Chapter 5 One Sample t-test
Packages used: ggplot2
, effectsize
.
The first step in a t-test is to look at your data and check your assumptions. We learned how to look at our data in the last chapter (@ref introstat). For this, we are going to switch datasets to the trees
dataset. This contains measurements of the diameter in inches (Girth), height in feet (Height), and volume of timber (Volume) of 31 black cherry trees.
RQ: Is the average height of trees in the dataset different than 72 feet?
5.1 Get Descriptives
We will use summary()
for this, and then run sd()
to get the standard deviation.
## Min. 1st Qu. Median Mean 3rd Qu. Max.
## 63 72 76 76 80 87
## [1] 6.371813
5.2 Check Assumptions
We can see how our data is distributed by using a histogram. ggplot2
is a package with a wide range of graphing capabilities that we will be using for our graphs. There is a later chapter (PUT CHAP REF HERE) specifically on ggplot that explains in more detail what goes with each argument. For this histogram, we are specifying what data to use (trees
), and what variable we want to look at (Height
). We then say that we would like a histogram (geom_histogram
).
#Call ggplot
library(ggplot2)
#Make the plot
ggplot(data = trees, aes(x = Height)) +
geom_histogram()
We can see that there may be a slight left skew to the data. To further test this, we can use the Shapiro-Wilk test of normality. Remember that for this test, a non-significant finding indicates that the assumption of normality is satisfied while a significant finding, p < .05, would mean the assumption of normality is violated. The shapiro.test()

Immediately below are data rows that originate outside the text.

# IIT-PAVIS/DiffAssemble

Hardware: AMD Instinct MI355X
Metric: denoising steps/sec (900-piece dense graph, T=100) (higher is better)
Workload: dtype bf16

## Files before the change

### diffassemble_amd/_lib.py

```python
import ctypes as C
import os

import torch

LIB_PATH = os.environ.get("DA_LIB_PATH") or os.path.join(os.path.dirname(os.path.abspath(__file__)), "lib", "libdiffassemble_hip.so")
DA_MAX_LAYERS = 8
ABI_VERSION = 19
PREC_F32, PREC_BF16 = 0, 1
VARIANT_2D, VARIANT_3D, VARIANT_DISCRETE, VARIANT_DISCRETE_ROT = 0, 1, 2, 3
ARCH_TRANSFORMER, ARCH_EXOPHORMER, ARCH_GCN = 0, 1, 2
MEAN_EPSILON, MEAN_START_X = 0, 1
ACT_NONE, ACT_GELU, ACT_LEAKY02 = 0, 1, 2
CONV_Q_PRESCALED, CONV_FOLDED_V32 = 1, 2
TRAIN_MMA_FP32, TRAIN_MMA_BF16 = 0, 1
TRAIN_BWD_ALL, TRAIN_BWD_EARLY, TRAIN_BWD_LATE = 0, 1, 2
D3PM_DRAW_SAMPLING, D3PM_DRAW_TRAINING, D3PM_DRAW_SAMPLING_ROT = 0, 1, 2
D3PM_LOSS = {"vb": 0, "cross_entropy": 1, "hybrid": 2}
DBG_COUNTERS = ("opt_gen_workgroups", "dense_fast_exits", "dual_gen_slabs", "opt_masked_gen_workgroups")
DBG_LAUNCH_COUNTERS = {"resident_launches": 4, "virtual_rows_in_launch": 5,
                       "resident_projection_launches": 6}
PROF_CLASSES = ("embed", "linear_mlp", "linear_qkvs", "attn_hidden", "attn_last", "head", "update", "conv_fused")

_fp = C.c_void_p
_FPL = _fp * DA_MAX_LAYERS


class DaWeights(C.Structure):
    _fields_ = [
        ("variant", C.c_int32), ("arch", C.c_int32), ("steps", C.c_int32), ("c_in", C.c_int32),
        ("c_out", C.c_int32), ("feat_dim", C.c_int32), ("hidden", C.c_int32), ("heads", C.c_int32),
        ("n_layers", C.c_int32), ("virt_nodes", C.c_int32),
        ("time_emb", _fp),
        ("pos_w0", _fp), ("pos_b0", _fp), ("pos_w1", _fp), ("pos_b1", _fp),
        ("mlp_w0", _fp), ("mlp_b0", _fp), ("mlp_w1", _fp), ("mlp_b1", _fp),
        ("conv_wq", _FPL), ("conv_bq", _FPL), ("conv_wk", _FPL), ("conv_bk", _FPL),
        ("conv_wv", _FPL), ("conv_bv", _FPL), ("conv_ws", _FPL), ("conv_bs", _FPL),
        ("virt_emb", _fp),
        ("head_w0", _fp), ("head_b0", _fp), ("head_w1", _fp), ("head_b1", _fp),
        ("head_r_w0", _fp), ("head_r_b0", _fp), ("head_r_w1", _fp), ("head_r_b1", _fp),
    ]


class DaGraph(C.Structure):
    _fields_ = [
        ("n_nodes", C.c_int32), ("n_real", C.c_int32), ("n_graphs", C.c_int32), ("dense", C.c_int32),
        ("n_edges", C.c_int64),
        ("row_ptr", _fp), ("col_src", _fp), ("edge_id", _fp), ("graph_ptr", _fp),
        ("max_graph_nodes", C.c_int32), ("n_pad", C.c_int32),
        ("pad_ptr", _fp), ("row_map", _fp),
        ("out_ptr", _fp), ("out_dst", _fp),
        ("hybrid", C.c_int32), ("band_degree", C.c_int32),
        ("mask", _fp), ("mask_ptr", _fp), ("irr_row_ptr", _fp), ("irr_col_src", _fp),
        ("slot_node", _fp), ("blk_class", _fp), ("blk_class_ptr", _fp), ("blk_class_stride", C.c_int32), ("reserved1", C.c_int32),
        ("rm_meta", _fp), ("agg_row_ptr", _fp), ("agg_col_src", _fp), ("agg_mult", _fp),
    ]


class DaLoopOpts(C.Structure):
    _fields_ = [("sampler", C.c_int32), ("eta", C.c_float), ("cfg", C.c_int32), ("cfg_w", C.c_float), ("noise", C.c_void_p)]


class DaD3pmOpts(C.Structure):
    _fields_ = [("cfg", C.c_int32), ("cfg_w", C.c_float), ("noise", C.c_void_p), ("seed", C.c_void_p)]


class DaD3pmRotOpts(C.Structure):
    _fields_ = [("cold", C.c_int32), ("reserved0", C.c_int32), ("x_fixed", C.c_void_p), ("noise_x", C.c_void_p), ("noise_rot", C.c_void_p),
                ("seed", C.c_void_p)]


class DaSchedule(C.Structure):
    _fields_ = [
        ("steps", C.c_int32),
        ("betas", _fp), ("alphas_cumprod", _fp), ("sqrt_recip_alphas", _fp),
        ("sqrt_recip_alphas_cumprod", _fp), ("sqrt_recipm1_alphas_cumprod", _fp),
        ("sqrt_one_minus_alphas_cumprod", _fp), ("posterior_variance", _fp),
    ]


ENCODER_CONVS, ENCODER_FEATS = 19, 1088


class DaEncoderWeights(C.Structure):
    _fields_ = [
        ("n_convs", C.c_int32), ("reserved0", C.c_int32),
        ("stem_w", _fp), ("stem_b", _fp),
        ("conv_w", _fp * ENCODER_CONVS), ("conv_b", _fp * ENCODER_CONVS),
        ("lin1_w", _fp), ("lin1_b", _fp), ("lin2_w", _fp), ("lin2_b", _fp),
    ]
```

function in R will be used to test this assumption.
##
## Shapiro-Wilk normality test
##
## data: trees$Height
## W = 0.96545, p-value = 0.4034
From this output, we see that the p-value = 0.4034. Therefore, these data do not have a distribution that is significantly different than a normal distribution.
5.3 Running the One Sample T-Test: Two-tailed
Recall that we are testing if the average height of the black cherry trees is different than 72 feet. For our one sample t test, 72 is what we will be comparing our mean to, and will be indicated by mu = 72
. We will use the t.test()
function to run our test, with the following arguments:
\[t.test(data, mu = comparison, alternative = "direction")\] where “direction” can take the form “greater” or “less” (we will address this in the next example).
##
## One Sample t-test
##
## data: trees$Height
## t = 3.4952, df = 30, p-value = 0.001496
## alternative hypothesis: true mean is not equal to 72
## 95 percent confidence interval:
## 73.6628 78.3372
## sample estimates:
## mean of x
## 76
Looking at the output, we see that it first tells us what data we used: data: trees$Height
. The next line is the line we are most interested in. That provides our t-statistic (t = 3.4952
), our degrees of freedom (df = 30
), and our p-value (p-value = 0.001496
). Since the p-value is less than 0.05, we can reject the null hypothesis and conclude that the mean height of black cherry trees in our sample is significantly different than 72.
The output also provides us with a 95% confidence interval. In our case, it is 73.6628, 78.3372
.
5.4 Running the One Sample T-Test: One-tailed
We may want to modify our research question to “Is the average height of our black cherry tree sample greater than 72 feet?”. We will use the same function, but add the direction argument (alternative =
) to it as below:
##
## One Sample t-test
##
## data: trees$Height
## t = 3.4952, df = 30, p-value = 0.0007478
## alternative hypothesis: true mean is greater than 72
## 95 percent confidence interval:
## 74.05764 Inf
## sample estimates:
## mean of x
## 76
We see that our output takes the same general format as before, but with different numbers (and a perhaps questionable 95% confidence interval).
Our t statistic (t = 3.4952
) and degress of freedom (df = 30
) remain unchanged. Our p-value (p-value = 0.0007478
) has changed, as has our alternative hypothesis (true mean is greater than 72
) and 95% confidence interval (74.05764, Inf
).
Our conclusion would be slightly different as well: We reject the null hypothesis and conclude that the mean height of our black cherry trees is significantly greater than 72 feet.
5.5 Calculating Cohen’s d
The descriptive statistics we calculated earlier are enough to calculate Cohen’s d by ‘hand’, taking the format \[d = \frac{mean - comparison}{sd}\]. Plugging in our values, we get \[d = \frac{76-72}{6.3718}\]. The math can be done via calculator or within R itself.
## [1] 0.6277661
There is also a package that can do this for us, effectsize
. The function within that package is cohens_d()
, and takes the arguments \[cohens\_d(data, mu = comparison)\].
##
## Attaching package: 'effectsize'
## The following object is masked from 'package:psych':
##
## phi
## Cohen's d | 95% CI
## ------------------------
## 0.63 | [0.24, 1.01]
##
## - Deviation from a difference of 72.
We see that the package-calculated value is the same as our ‘hand’ calculated value: 0.63.